I love the 92 series of Berettas and still prefer them to any of my polymer framed pistols. My compact L in Inox is my favorite of the bunch, easy to carry an insanely accurate. The only mods I did to it were installing a Elite hammer and adding the D spring. The double action pull was good right out of the box but now it is even better. As for the hammer I just like the way it looks. I own Sigs, Xds, Walthers and M&Ps, but I keep coming back to my 92 Compact and if I could only own 1 pistol in 9mm it would be this one.


----------



## grey-wolf (Jun 3, 2007)

Just wondering if it is made in the US or Italy?


----------



## mag318 (Apr 25, 2008)

Made in the US.


----------



## Shipwreck (Jan 26, 2006)

mag318 said:


> Made in the US.


Yep, all M9A1 frames are only USA made. As that is an M9A1 compact, it would have to be made in the USA


----------



## Z28roc (Mar 24, 2015)

That is a sweet looking Beretta.
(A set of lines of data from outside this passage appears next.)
extern "C" __global__ void __launch_bounds__(512)
gemm_nt_256(const bf16* __restrict__ A, const bf16* __restrict__ Bt,
            bf16* __restrict__ C, const bf16* __restrict__ bias,
            bf16* __restrict__ aux, int act, int M, int N, int K) {
  extern __shared__ __attribute__((aligned(16))) char smem[];

  unsigned nwg_m = (M + BM2 - 1) / BM2, nwg_n = (N + BN2 - 1) / BN2;
  unsigned wg = xcd_swizzle(blockIdx.x, nwg_m * nwg_n);
  const unsigned m0 = (wg / nwg_n) * BM2;
  const unsigned n0 = (wg % nwg_n) * BN2;

  const int t = threadIdx.x;
  const int lane = t % WAVE;
  const int wave = t / WAVE;
  const int wr = wave >> 2;
  const int wc = wave & 3;

  auto stage_a = [&](int parity, int k0, int h) {
    unsigned dst0 = parity * BUF_B + h * HALF_B;
    #pragma unroll
    for (int i = 0; i < 2; ++i) {
      unsigned p = (i * 512 + t) * 16;
      unsigned L = sw32(p);
      int s = L >> 13;
      int row = (L >> 7) & 63;
      int k = (L & 127) >> 1;
      int grow = min((int)m0 + s * 128 + h * 64 + row, M - 1);
      glds16(A + (long)grow * K + k0 + k,
             smem + dst0 + (i * 512 + wave * 64) * 16);
    }
  };
  auto stage_b = [&](int parity, int k0, int h) {
    unsigned dst0 = parity * BUF_B + 32768u + h * HALF_B;
    #pragma unroll
    for (int i = 0; i < 2; ++i) {
      unsigned p = (i * 512 + t) * 16;
      unsigned L = sw32(p);
      int s = (L >> 12) & 3;
      int col = (L >> 7) & 31;
      int k = (L & 127) >> 1;
      int gcol = min((int)n0 + s * 64 + h * 32 + col, N - 1);
      glds16(Bt + (long)gcol * K + k0 + k,
             smem + dst0 + (i * 512 + wave * 64) * 16);
    }
  };

  const int fr = lane & 15;
  const int fg = lane >> 4;
  auto read_a = [&](bf16x8v (&a)[4][2], int tile, int mh) {
    unsigned base = (tile & 1) * BUF_B + mh * HALF_B;
    #pragma unroll
    for (int i = 0; i < 4; ++i)
      #pragma unroll
      for (int kk = 0; kk < 2; ++kk) {
        unsigned L = wr * 8192u + (i * 16 + fr) * 128u +
                     (kk * 32 + fg * 8) * 2u;
        a[i][kk] = *reinterpret_cast<const bf16x8v*>(smem + base + sw32(L));
      }
  };
  auto read_b = [&](bf16x8v (&b)[2][2], int tile, int nh) {
    unsigned base = (tile & 1) * BUF_B + 32768u + nh * HALF_B;
    #pragma unroll
    for (int j = 0; j < 2; ++j)
      #pragma unroll
      for (int kk = 0; kk < 2; ++kk) {
        unsigned L = wc * 4096u + (j * 16 + fr) * 128u +
                     (kk * 32 + fg * 8) * 2u;
        b[j][kk] = *reinterpret_cast<const bf16x8v*>(smem + base + sw32(L));
      }
  };

  f32x4 acc[8][4];
  #pragma unroll
  for (int i = 0; i < 8; ++i)
    #pragma unroll
    for (int j = 0; j < 4; ++j)
      acc[i][j] = {0.f, 0.f, 0.f, 0.f};

  bf16x8v a_frag[4][2], b_frag[2][2], b0_frag[2][2];
  const int NT = K / BK2;

  auto k_of = [&](int t) { return t < NT ? t * BK2 : 0; };

  stage_a(0, 0, 0); stage_a(0, 0, 1); stage_b(0, 0, 0); stage_b(0, 0, 1);
  stage_a(1, k_of(1), 0); stage_b(1, k_of(1), 1); stage_a(1, k_of(1), 1);
  asm volatile("s_waitcnt vmcnt(6)" ::: "memory");
  raw_barrier();

  auto mfma_quad = [&](int mh, int nh, bf16x8v (&bf)[2][2]) {
    __builtin_amdgcn_s_setprio(1);
    #pragma unroll
    for (int i = 0; i < 4; ++i)
      #pragma unroll
      for (int j = 0; j < 2; ++j)
        #pragma unroll
        for (int kk = 0; kk < 2; ++kk)
          acc[mh * 4 + i][nh * 2 + j] = __builtin_amdgcn_mfma_f32_16x16x32_bf16(
              a_frag[i][kk], bf[j][kk], acc[mh * 4 + i][nh * 2 + j],
              0, 0, 0);
    __builtin_amdgcn_s_setprio(0);
  };

  for (int T = 0; T < NT; ++T) {
    read_a(a_frag, T, 0);
    read_b(b0_frag, T, 0);
    read_b(b_frag, T, 1);
    stage_b((T + 1) & 1, k_of(T + 1), 0);
    mfma_quad(0, 0, b0_frag);
    raw_barrier();
    stage_a(T & 1, k_of(T + 2), 0);
    mfma_quad(0, 1, b_frag);
    raw_barrier();
    read_a(a_frag, T, 1);
    stage_b(T & 1, k_of(T + 2), 1);
    mfma_quad(1, 1, b_frag);
    raw_barrier();
    stage_a(T & 1, k_of(T + 2), 1);
    asm volatile("s_waitcnt vmcnt(6)" ::: "memory");
    mfma_quad(1, 0, b0_frag);
    raw_barrier();
  }

  asm volatile("s_waitcnt vmcnt(0)" ::: "memory");
  raw_barrier();
  bf16* share = reinterpret_cast<bf16*>(smem) + wave * 8192;
  const unsigned wm = wr * 128, wn = wc * 64;
  float bias_v[4] = {0.f, 0.f, 0.f, 0.f};
  if (bias) {
    #pragma unroll
    for (int j = 0; j < 4; ++j)
      bias_v[j] = bf2f(bias[min((int)(n0 + wn + j * 16 + fr), N - 1)]);
  }
  #pragma unroll
  for (int i = 0; i < 8; ++i)
    #pragma unroll
    for (int j = 0; j < 4; ++j)
      #pragma unroll
      for (int r = 0; r < 4; ++r) {
        int row = i * 16 + fg * 4 + r;
        int col = j * 16 + fr;
        share[row * 64 + col] = f2bf(acc[i][j][r] + bias_v[j]);
      }
  lds_fence();
  #pragma unroll
  for (int tt = 0; tt < 16; ++tt) {
    int row = tt * 8 + (lane >> 3);
    int colc = (lane & 7) * 8;
    int gm = m0 + wm + row;
    int gn = n0 + wn + colc;
    if (gm < (int)M && gn + 8 <= (int)N) {
      bf16x8v val = *reinterpret_cast<const bf16x8v*>(&share[row * 64 + colc]);
      if (act) {
        bf16x8v av{};
        if (act == 2 || act == 4)
          av = *reinterpret_cast<const bf16x8v*>(&aux[(long)gm * N + gn]);
        else if (act >= 5)
          *reinterpret_cast<bf16x8v*>(&aux[(long)gm * N + gn]) = val;
        #pragma unroll
        for (int e = 0; e < 8; ++e)
          val[e] = (__bf16)act_apply(act, bf2f((bf16)val[e]),
                                     bf2f((bf16)av[e]));
      }
      *reinterpret_cast<bf16x8v*>(&C[(long)gm * N + gn]) = val;
    } else if (gm < (int)M) {
      for (int e = 0; e < 8 && gn + e < (int)N; ++e) {
        float xv = bf2f(share[row * 64 + colc + e]);
        float axv = (act == 2 || act == 4)
                        ? bf2f(aux[(long)gm * N + gn + e]) : 0.f;
        if (act >= 5) aux[(long)gm * N + gn + e] = f2bf(xv);
        C[(long)gm * N + gn + e] = f2bf(act_apply(act, xv, axv));
      }
    }
  }
}

#define TBR 32
#define TBP 128
#define TBP2 256

constexpr unsigned tn_img_bytes(int tile) { return TBR * tile * 2; }
constexpr unsigned tn_lds_bytes(int tile, int ring) {
  return (ring ? 3 : 2) * 2 * tn_img_bytes(tile);
}

DEVINL int tn_unswz(int pos) { return ((pos >> 2) & 1) | ((pos & 3) << 1); }

template <int NTHR>
DEVINL void tn_stage(const bf16* src, long ld, int r0, int p0, int pmax,
                     char* dst_base, int t, int wave) {
  #pragma unroll
  for (int i = 0; i < 2; ++i) {
    unsigned p = (i * NTHR + t) * 16;
    int chunk16 = p >> 10;
    unsigned w = p & 1023u;
    int bpos = w >> 7;
    int blk = tn_unswz(bpos);
    int rr = blk * 4 + ((w & 127) >> 5);
    int pp = chunk16 * 16 + ((w & 31) >> 1);
    int gp = min(p0 + pp, pmax - 8);
    glds16(src + (long)(r0 + rr) * ld + gp,
           dst_base + (i * NTHR + wave * 64) * 16);
  }
}

DEVINL bf16x8v tn_frag(const char* img, int chunk, int lane) {
  const char* base = img + chunk * 1024 + (lane >> 4) * 128 + (lane & 15) * 8;
  v4s lo = __builtin_amdgcn_ds_read_tr16_b64_v4i16(
      (__attribute__((address_space(3))) v4s*)base);
  v4s hi = __builtin_amdgcn_ds_read_tr16_b64_v4i16(
      (__attribute__((address_space(3))) v4s*)(base + 512));
  v8s out = __builtin_shufflevector(lo, hi, 0, 1, 2, 3, 4, 5, 6, 7);
  return __builtin_bit_cast(bf16x8v, out);
}

template <int TILE, int RING>
DEVINL void tn_body(const bf16* __restrict__ Ag, const bf16* __restrict__ Bg,
                    float* __restrict__ Cw, float* __restrict__ Asum, int R,
                    int P, int Q, int splitr, int map_mode) {
  extern __shared__ __attribute__((aligned(16))) char smem[];
  constexpr int NTHR = 2 * TILE;
  constexpr int NJ = TILE / 32;
  const unsigned IMG = tn_img_bytes(TILE);
  const unsigned BUF = 2 * IMG;

  unsigned nwg_p = (P + TILE - 1) / TILE, nwg_q = (Q + TILE - 1) / TILE;
  unsigned ntile = nwg_p * nwg_q;
  const TnBlock blk = gemm_tn_map(blockIdx.x, ntile, splitr, map_mode);
  const unsigned tile = blk.tile, slice = blk.slice;
  const unsigned p0 = (tile / nwg_q) * TILE;
  const unsigned q0 = (tile % nwg_q) * TILE;

  int nrt_all = R / TBR;
  int per = (nrt_all + splitr - 1) / splitr;
  int rt0 = slice * per;
  int rt1 = min(nrt_all, rt0 + per);
  if (rt0 >= rt1) return;

  const int t = threadIdx.x;
  const int lane = t % WAVE;
  const int wave = t / WAVE;
  const int wp = (wave >> 1) * 64;
  const int wq = (wave & 1) * (TILE / 2);

  auto stage = [&](int buf, int rt) {
    if (rt < rt1) {
      tn_stage<NTHR>(Ag, P, rt * TBR, p0, P, smem + buf * BUF, t, wave);
      tn_stage<NTHR>(Bg, Q, rt * TBR, q0, Q, smem + buf * BUF + IMG, t, wave);
    }
  };

  f32x4 acc[4][NJ];
  float asum_acc[4] = {0.f, 0.f, 0.f, 0.f};
  #pragma unroll
  for (int i = 0; i < 4; ++i)
    #pragma unroll
    for (int j = 0; j < NJ; ++j)
      acc[i][j] = {0.f, 0.f, 0.f, 0.f};

  auto compute = [&](const char* img) {
    bf16x8v a_frag[4], b_frag[NJ];
    #pragma unroll
    for (int i = 0; i < 4; ++i)
      a_frag[i] = tn_frag(img, (wp >> 4) + i, lane);
    if (Asum && q0 == 0 && (wave & 1) == 0) {
      #pragma unroll
      for (int i = 0; i < 4; ++i) {
        float acc_s = 0.f;
        #pragma unroll
        for (int u = 0; u < 8; ++u) acc_s += bf2f((bf16)a_frag[i][u]);
        asum_acc[i] += acc_s;
      }
    }
    #pragma unroll
    for (int j = 0; j < NJ; ++j)
      b_frag[j] = tn_frag(img + IMG, (wq >> 4) + j, lane);
    #pragma unroll
    for (int i = 0; i < 4; ++i)
      #pragma unroll
      for (int j = 0; j < NJ; ++j)
        acc[i][j] = __builtin_amdgcn_mfma_f32_16x16x32_bf16(
            a_frag[i], b_frag[j], acc[i][j], 0, 0, 0);
  };

  if constexpr (RING) {
    stage(0, rt0);
    stage(1, rt0 + 1);
    int buf = 0;
    for (int rt = rt0; rt < rt1; ++rt) {
      if (rt + 1 < rt1)
        asm volatile("s_waitcnt vmcnt(4)" ::: "memory");
      else
        asm volatile("s_waitcnt vmcnt(0)" ::: "memory");
      raw_barrier();
      stage(buf == 0 ? 2 : buf - 1, rt + 2);
      compute(smem + buf * BUF);
      buf = buf == 2 ? 0 : buf + 1;
    }
  } else {
    stage(0, rt0);
    __builtin_amdgcn_s_waitcnt(0);
    __syncthreads();
    for (int rt = rt0; rt < rt1; ++rt) {
      int buf = (rt - rt0) & 1;
      stage(buf ^ 1, rt + 1);
      compute(smem + buf * BUF);
      __builtin_amdgcn_s_waitcnt(0);
      __syncthreads();
    }
  }

  if (Asum && q0 == 0 && (wave & 1) == 0) {
    #pragma unroll
    for (int i = 0; i < 4; ++i) {
      float v = asum_acc[i];
      v += __shfl_down(v, 32, WAVE);
      v += __shfl_down(v, 16, WAVE);
      if (lane < 16) {
        int gp = p0 + wp + i * 16 + lane;
        if (gp < P) atomicAdd(&Asum[gp], v);
      }
    }
  }
  const int c_col = lane & 15;
  const int c_row0 = (lane >> 4) * 4;
  #pragma unroll
  for (int i = 0; i < 4; ++i)
    #pragma unroll
    for (int j = 0; j < NJ; ++j)
      #pragma unroll
      for (int reg = 0; reg < 4; ++reg) {
        int gp = p0 + wp + i * 16 + c_row0 + reg;
        int gq = q0 + wq + j * 16 + c_col;
        if (gp < P && gq < Q) {
          if (splitr == 1)
            Cw[(long)gp * Q + gq] = acc[i][j][reg];
          else
            atomicAdd(&Cw[(long)gp * Q + gq], acc[i][j][reg]);
        }
      }
}

#define TN_KERNEL(name, tile, ring)                                         \
  extern "C" __global__ void __launch_bounds__(2 * tile)                    \
  name(const bf16* __restrict__ Ag, const bf16* __restrict__ Bg,            \
       float* __restrict__ Cw, float* __restrict__ Asum, int R, int P,      \
       int Q, int splitr, int map_mode) {                                   \
    tn_body<tile, ring>(Ag, Bg, Cw, Asum, R, P, Q, splitr, map_mode);       \
  }
TN_KERNEL(gemm_tn_kernel, TBP, 0)
TN_KERNEL(gemm_tn_256_kernel, TBP2, 1)
TN_KERNEL(gemm_tn_256_drain_kernel, TBP2, 0)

I have the same one. Have you found a good holster for it? I just ordered the Blackhawk serpa. Hope it fits.


----------



## Hardluck (Nov 2, 2011)

You've changed my plans for my next handgun. Great looking pistol.


----------



## mag318 (Apr 25, 2008)

Z28roc said:


> That is a sweet looking Beretta. I have the same one. Have you found a good holster for it? I just ordered the Blackhawk serpa. Hope it fits.


I've been using a STICKY IWB holster and it's very comfortable.


----------